Material provided:

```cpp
template <class K>
__device__ __forceinline__ void score_piece(const ScoreArgs &a, const uint4 sg, const StatePlanes (&stp)[K::NS], const bool (&is_c)[K::NS],
                                            uint32_t *lds_acc, const int lane, const uint32_t wave) {
    constexpr int NS = K::NS;
    constexpr uint32_t H = BMAX / NS;
    constexpr bool EARLY = K::CF && K::LIT;
    RawChunk<K> first;
    if (EARLY && wave < sg.y) first.load(a.seq, stp, sg.x + wave, lane);
    uint4 range[NS];
    uint32_t most = 0;
#pragma unroll
    for (int j = 0; j < NS; ++j) {
        const uint32_t slot_i = NS == 1 ? blockIdx.y : (uint32_t)j;
        range[j] = a.cand_range[(size_t)slot_i * a.n_bins + sg.z];
        range[j].x = __builtin_amdgcn_readfirstlane(range[j].x);
        range[j].y = __builtin_amdgcn_readfirstlane(range[j].y);
        range[j].z = __builtin_amdgcn_readfirstlane(range[j].z);
        range[j].w = __builtin_amdgcn_readfirstlane(range[j].w);
        most = max(most, range[j].y);
    }
    if (most == 0) return;

    auto score_tile = [&](auto tile_tag, const RawChunk<K> &cur, uint32_t pass0, uint32_t chunk) {
        typename decltype(tile_tag)::type tile;
        tile.expand(cur);
        const uint32_t rank = K::PC ? ((cu32p)a.chunk_rank)[chunk] : 0u;
        auto one_slot = [&](auto jc) {
            constexpr int j = decltype(jc)::value;
            if (range[j].y <= pass0) return;
            const uint32_t nbj = min(H, range[j].y - pass0);
            if constexpr (K::CLS)
                score_candidates<K, 0>(a, tile, cur.s[j], range[j].x + pass0, nbj, range[j].z, range[j].w != 0, lds_acc, j, lane, rank);
            else if (K::COMPACT && is_c[j])
                score_candidates<K, 1>(a, tile, cur.s[j], range[j].x + pass0, nbj, range[j].z, range[j].w != 0, lds_acc, j, lane, rank);
            else
                score_candidates<K, 0>(a, tile, cur.s[j], range[j].x + pass0, nbj, range[j].z, range[j].w != 0, lds_acc, j, lane, rank);
        };
        one_slot(std::integral_constant<int, 0>{});
        if constexpr (NS > 1) one_slot(std::integral_constant<int, 1>{});
        static_assert(NS <= 2, "slot fusion is written for one or two slots");
    };
    auto score_chunk = [&](const RawChunk<K> &cur, uint32_t pass0, uint32_t chunk) {
        if constexpr (K::CLS) {
            if (cur.need_v) score_tile(TileTag<ClassTile<K, true>>{}, cur, pass0, chunk);
            else score_tile(TileTag<ClassTile<K, false>>{}, cur, pass0, chunk);
        } else {
            score_tile(TileTag<Tile<K>>{}, cur, pass0, chunk);
        }
    };
    auto clear_rows = [&](uint32_t rows_hi) {
        if (K::PC) return;
        for (uint32_t i = threadIdx.x; i < rows_hi * 128; i += 256) lds_acc[i] = 0;
        __syncthreads();
    };
    auto flush_rows = [&](uint32_t rows_hi, uint32_t pass0) {
        if (K::PC) return;
        __syncthreads();
        for (uint32_t idx = threadIdx.x; idx < rows_hi * 8; idx += 256) {
            const uint32_t i = idx >> 2, q = idx & 3;
            const uint32_t j = (i >> 1) % NS, k = (i >> 1) / NS;
            uint32_t s = 0;
#pragma unroll 4
            for (int jj = 0; jj < 16; ++jj) s += lds_acc[i * 64 + q * 16 + jj];
            s += __shfl_xor(s, 1);
            s += __shfl_xor(s, 2);
            if (q == 0 && s) {
                uint4 rj = range[0];
#pragma unroll
                for (int t = 1; t < NS; ++t)
                    if (j == (uint32_t)t) rj = range[t];
                if (pass0 + k < rj.y) {
                    const uint32_t orig = a.orig_index[rj.x + pass0 + k];
                    atomicAdd(a.out + (size_t)orig * 2 + (i & 1), (unsigned long long)s);
                }
            }
        }
        __syncthreads();
    };
    uint32_t pass0 = 0;
    if (EARLY) {
        const uint32_t rows_hi = NS * min(H, most);
        clear_rows(rows_hi);
        if (wave < sg.y) score_chunk(first, 0, sg.x + wave);
        for (uint32_t ck = wave + 4; ck < sg.y; ck += 4) {
            RawChunk<K> cur;
            cur.load(a.seq, stp, sg.x + ck, lane);
            score_chunk(cur, 0, sg.x + ck);
        }
        flush_rows(rows_hi, 0);
        pass0 = H;
    }
    for (; pass0 < most; pass0 += H) {
        const uint32_t rows_hi = NS * min(H, most - pass0);
        clear_rows(rows_hi);
        for (uint32_t ck = wave; ck < sg.y; ck += 4) {
            RawChunk<K> cur;
            cur.load(a.seq, stp, sg.x + ck, lane);
            score_chunk(cur, pass0, sg.x + ck);
        }
        flush_rows(rows_hi, pass0);
    }
}

#define NM_SCORE_BOUNDS __launch_bounds__(256, (K::GN + K::GP > 2 ? 2 : (K::LIT ? NM_LIT_WAVES : (K::CLS ? 6 : 4))))

#define NM_SLOT_SETUP                                                                                               \
    const int lane = threadIdx.x & 63;                                                                              \
    const uint32_t wave = __builtin_amdgcn_readfirstlane(threadIdx.x >> 6);  \
    StatePlanes stp[K::NS];                                                                                         \
    bool is_c[K::NS];                                                                                               \
    _Pragma("unroll") for (int j = 0; j < K::NS; ++j) {                                                             \
        const uint32_t slot = a.active_slot[K::NS == 1 ? blockIdx.y : (uint32_t)j];                                 \
        stp[j] = a.st[slot];                                                                                        \
        is_c[j] = a.slot_is_c[slot] != 0;                                                                           \
    }

template <class K>
__global__ NM_SCORE_BOUNDS void score_kernel(ScoreArgs a) {
    __shared__ uint32_t lds_acc[BMAX * 2 * 64];
    const uint32_t lanes_x = K::CF ? 1u : 8u;
    const uint32_t x = K::CF ? 0u : blockIdx.x % 8, j = K::CF ? blockIdx.x : blockIdx.x / 8;
    uint32_t piece, sub = 0, n_sub = 1;
    if (j < a.j_big) piece = x * a.pieces_per_run + j;
    else {
        const uint32_t k = j - a.j_big;
        piece = x * a.pieces_per_run + a.j_big + (k >> a.fine_log2);
        sub = k & ((1u << a.fine_log2) - 1);
        n_sub = 1u << a.fine_log2;
        if (a.j_big + (k >> a.fine_log2) >= a.pieces_per_run) return;
    }
    (void)lanes_x;
    const uint32_t seg = piece >> a.split_log2;
    if (seg >= a.n_segments) return;
    uint4 sg = a.segments[seg];
    sg.x = __builtin_amdgcn_readfirstlane(sg.x);
    sg.y = __builtin_amdgcn_readfirstlane(sg.y);
    sg.z = __builtin_amdgcn_readfirstlane(sg.z);
    if (a.split_log2) {
        const uint32_t len = (sg.y + (1u << a.split_log2) - 1) >> a.split_log2;
        const uint32_t at = (piece & ((1u << a.split_log2) - 1)) * len;
        if (at >= sg.y) return;
        sg.x += at;
        sg.y = min(len, sg.y - at);
    }
    if (n_sub > 1) {
        const uint32_t len = (sg.y + n_sub - 1) / n_sub;
        const uint32_t at = sub * len;
        if (at >= sg.y) return;
        sg.x += at;
        sg.y = min(len, sg.y - at);
    }
    NM_SLOT_SETUP
    score_piece<K>(a, sg, stp, is_c, lds_acc, lane, wave);
}

}

#ifdef NM_SCORE_CLASSES_UNIT
namespace nmdetail {

void launch_score_classes(const ScoreArgs &a, uint32_t gx, uint32_t gy, bool per_contig, hipStream_t s) {
    if (per_contig) hipLaunchKernelGGL((score_kernel<Variant<1, 1, true, 1, false, false, true, true>>), dim3(gx, gy), dim3(256), 0, s, a);
    else hipLaunchKernelGGL((score_kernel<Variant<1, 1, true, 1, false, false, false, true>>), dim3(gx, gy), dim3(256), 0, s, a);
}

}
#endif

#endif
```

Measured before the change: 93890 billion.

## Fold C-slot base swap into class tile expansion and use swizzle reductions

For class-plane variants, C-slot candidates now have their base sets remapped A<->C, G<->T when programs are compiled. The tile expansion applies the swap once per tile by XORing the low bit-plane with a per-block mask, so the walk no longer blends two planes under the base mask for every candidate. The per-contig count reduction in the class path also switches from shuffle-xor to ds_swizzle plus a readlane. Static asserts check the swap mapping, and the change relies on every slot in a block sharing the same C-ness, taken from is_c[0].

```diff
diff --git a/nanomotif_amd/csrc/nmscan_device.h b/nanomotif_amd/csrc/nmscan_device.h
--- a/nanomotif_amd/csrc/nmscan_device.h
+++ b/nanomotif_amd/csrc/nmscan_device.h
@@ -157,6 +157,22 @@
            set == 14 ? 4 : set == 13 ? 5 : set == 11 ? 6 : set == 7 ? 7 :
            set == 12 ? 8 : set == 3 ? 9 : set == 6 ? 10 : set == 9 ? 11 : set == 10 ? 12 : 13 ;
 }
+constexpr uint32_t cls_swap_set(uint32_t set) { return ((set & 5u) << 1) | ((set & 10u) >> 1); }
+constexpr int cls_swap_word(int p) { return p < 8 ? (p ^ 1) : p < 10 ? p : (p ^ 1); }
+constexpr uint32_t cls_comp_set(uint32_t set) { return ((set & 1u) << 3) | ((set & 2u) << 1) | ((set & 4u) >> 1) | ((set & 8u) >> 3); }
+constexpr bool cls_swap_ok() {
+    for (uint32_t set = 1; set < 15; ++set) {
+        const int p = cls_word_of_set(set), q = cls_word_of_set(cls_swap_set(set));
+        if (cls_swap_set(cls_swap_set(set)) != set) return false;
+        if (q != cls_swap_word(p)) return false;
+        if (cls_mirror(p) != cls_word_of_set(cls_comp_set(set))) return false;
+        if (cls_mirror(q) != cls_swap_word(cls_mirror(p))) return false;
+    }
+    return true;
+}
+static_assert(cls_swap_ok(), "A<->C, G<->T swap of a base set: class word and mirror, all 14 sets");
+static_assert(cls_word_of_set(cls_swap_set(2)) == 0 && cls_word_of_set(cls_swap_set(4)) == 3,
+              "a C slot's canonical base is plane 0 of its tile, the complement plane 3");
 
 template <class K, bool BV>
 struct ClassTile {
@@ -164,10 +180,13 @@
     static constexpr int VP = 6;
     uint32_t w[7][K::NW];
 
-    __device__ __forceinline__ void expand(const RawChunk<K> &r) {
+    __device__ __forceinline__ void expand(const RawChunk<K> &r, const uint32_t cm) {
 #pragma unroll
         for (int j = 0; j < K::NW; ++j) {
-            const uint32_t hh = r.h[j], ll = r.l[j];
+            const uint32_t hh = r.h[j];
+            uint32_t ll = r.l[j] ^ cm;
+            asm("" : "+v"(ll));
+            if (BV) ll &= r.v[j];
             w[0][j] = BV ? r.v[j] & ~(hh | ll) : ~(hh | ll);
             w[1][j] = ll & ~hh;
             w[2][j] = hh & ll;
@@ -225,11 +244,10 @@
     }
     __device__ __forceinline__ void walk(const uint32_t (&m)[CLS_PROG_DW], const TileT &tile, const uint32_t (&)[T_WORDS],
                                          const uint32_t (&)[T_WORDS]) {
-        const uint32_t cm = m[CLS_BASE_DW];
 #pragma unroll
         for (int t = 0; t < T_WORDS; ++t) {
-            accf[t] = (cm & tile.w[1][t + K::GN]) | (~cm & tile.w[0][t + K::GN]);
-            accr[t] = (cm & tile.w[2][t + K::GN]) | (~cm & tile.w[3][t + K::GN]);
+            accf[t] = tile.w[0][t + K::GN];
+            accr[t] = tile.w[3][t + K::GN];
         }
         word<0, 0>(m[0], tile); word<0, 1>(m[1], tile); word<0, 2>(m[2], tile); word<0, 3>(m[3], tile);
         word<1, 0>(m[4], tile); word<1, 1>(m[5], tile); word<1, 2>(m[6], tile); word<1, 3>(m[7], tile);
@@ -326,10 +344,12 @@
     for (int i = 0; i < CLS_PROG_DW; ++i) prog[i] = 0;
     const CandRec c = rec[k];
     const uint8_t *m = masks + c.mask_off;
-    prog[CLS_BASE_DW] = ((c_slots >> c.slot) & 1u) ? 0xFFFFFFFFu : 0u;
+    const bool swap = ((c_slots >> c.slot) & 1u) != 0;
+    prog[CLS_BASE_DW] = swap ? 0xFFFFFFFFu : 0u;
     for (int j = 0; j < c.len; ++j) {
-        const uint32_t set = m[j] & 15u;
+        uint32_t set = m[j] & 15u;
         if (set == 15u || j == c.modpos) continue;
+        if (swap) set = cls_swap_set(set);
         const int d = j - (int)c.modpos;
         const int g = (d >> 5) + 1;
         if (g < 0 || g > 1) continue;
@@ -439,10 +459,20 @@
 __device__ __forceinline__ void emit_counts(const ScoreArgs &a, uint32_t n_mod, uint32_t n_non, uint32_t k0, uint32_t k,
                                             uint32_t *lds_acc, uint32_t lds_row0, int lane, uint32_t contig_rank) {
     if (K::PC) {
-#pragma unroll
-        for (int o = 32; o; o >>= 1) {
-            n_mod += __shfl_xor(n_mod, o);
-            n_non += __shfl_xor(n_non, o);
+        if constexpr (K::CLS) {
+#define NM_SWZ_ADD(o)                                                                         \
+            n_mod += (uint32_t)__builtin_amdgcn_ds_swizzle((int)n_mod, ((o) << 10) | 0x1f); \
+            n_non += (uint32_t)__builtin_amdgcn_ds_swizzle((int)n_non, ((o) << 10) | 0x1f);
+            NM_SWZ_ADD(16) NM_SWZ_ADD(8) NM_SWZ_ADD(4) NM_SWZ_ADD(2) NM_SWZ_ADD(1)
+#undef NM_SWZ_ADD
+            n_mod += (uint32_t)__builtin_amdgcn_readlane((int)n_mod, 32);
+            n_non += (uint32_t)__builtin_amdgcn_readlane((int)n_non, 32);
+        } else {
+#pragma unroll
+            for (int o = 32; o; o >>= 1) {
+                n_mod += __shfl_xor(n_mod, o);
+                n_non += __shfl_xor(n_non, o);
+            }
         }
         if (lane == 0 && (n_mod | n_non)) {
             unsigned long long *row = a.out + (a.row_base[k0 + k] + contig_rank) * 2;
@@ -588,10 +618,12 @@
         most = max(most, range[j].y);
     }
     if (most == 0) return;
+    const uint32_t cm = K::CLS ? __builtin_amdgcn_readfirstlane(is_c[0] ? 0xFFFFFFFFu : 0u) : 0u;
 
     auto score_tile = [&](auto tile_tag, const RawChunk<K> &cur, uint32_t pass0, uint32_t chunk) {
         typename decltype(tile_tag)::type tile;
-        tile.expand(cur);
+        if constexpr (K::CLS) tile.expand(cur, cm);
+        else tile.expand(cur);
         const uint32_t rank = K::PC ? ((cu32p)a.chunk_rank)[chunk] : 0u;
         auto one_slot = [&](auto jc) {
             constexpr int j = decltype(jc)::value;
```

Result: faster. 97800 billion, median of 6 (+4.2%).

Problem description:
Bring together every line in the entries that holds the string "ScoreArgs".

Problem solution:
__device__ __forceinline__ void score_piece(const ScoreArgs &a, const uint4 sg, const StatePlanes (&stp)[K::NS], const bool (&is_c)[K::NS],
__global__ NM_SCORE_BOUNDS void score_kernel(ScoreArgs a) {
void launch_score_classes(const ScoreArgs &a, uint32_t gx, uint32_t gy, bool per_contig, hipStream_t s) {
 __device__ __forceinline__ void emit_counts(const ScoreArgs &a, uint32_t n_mod, uint32_t n_non, uint32_t k0, uint32_t k,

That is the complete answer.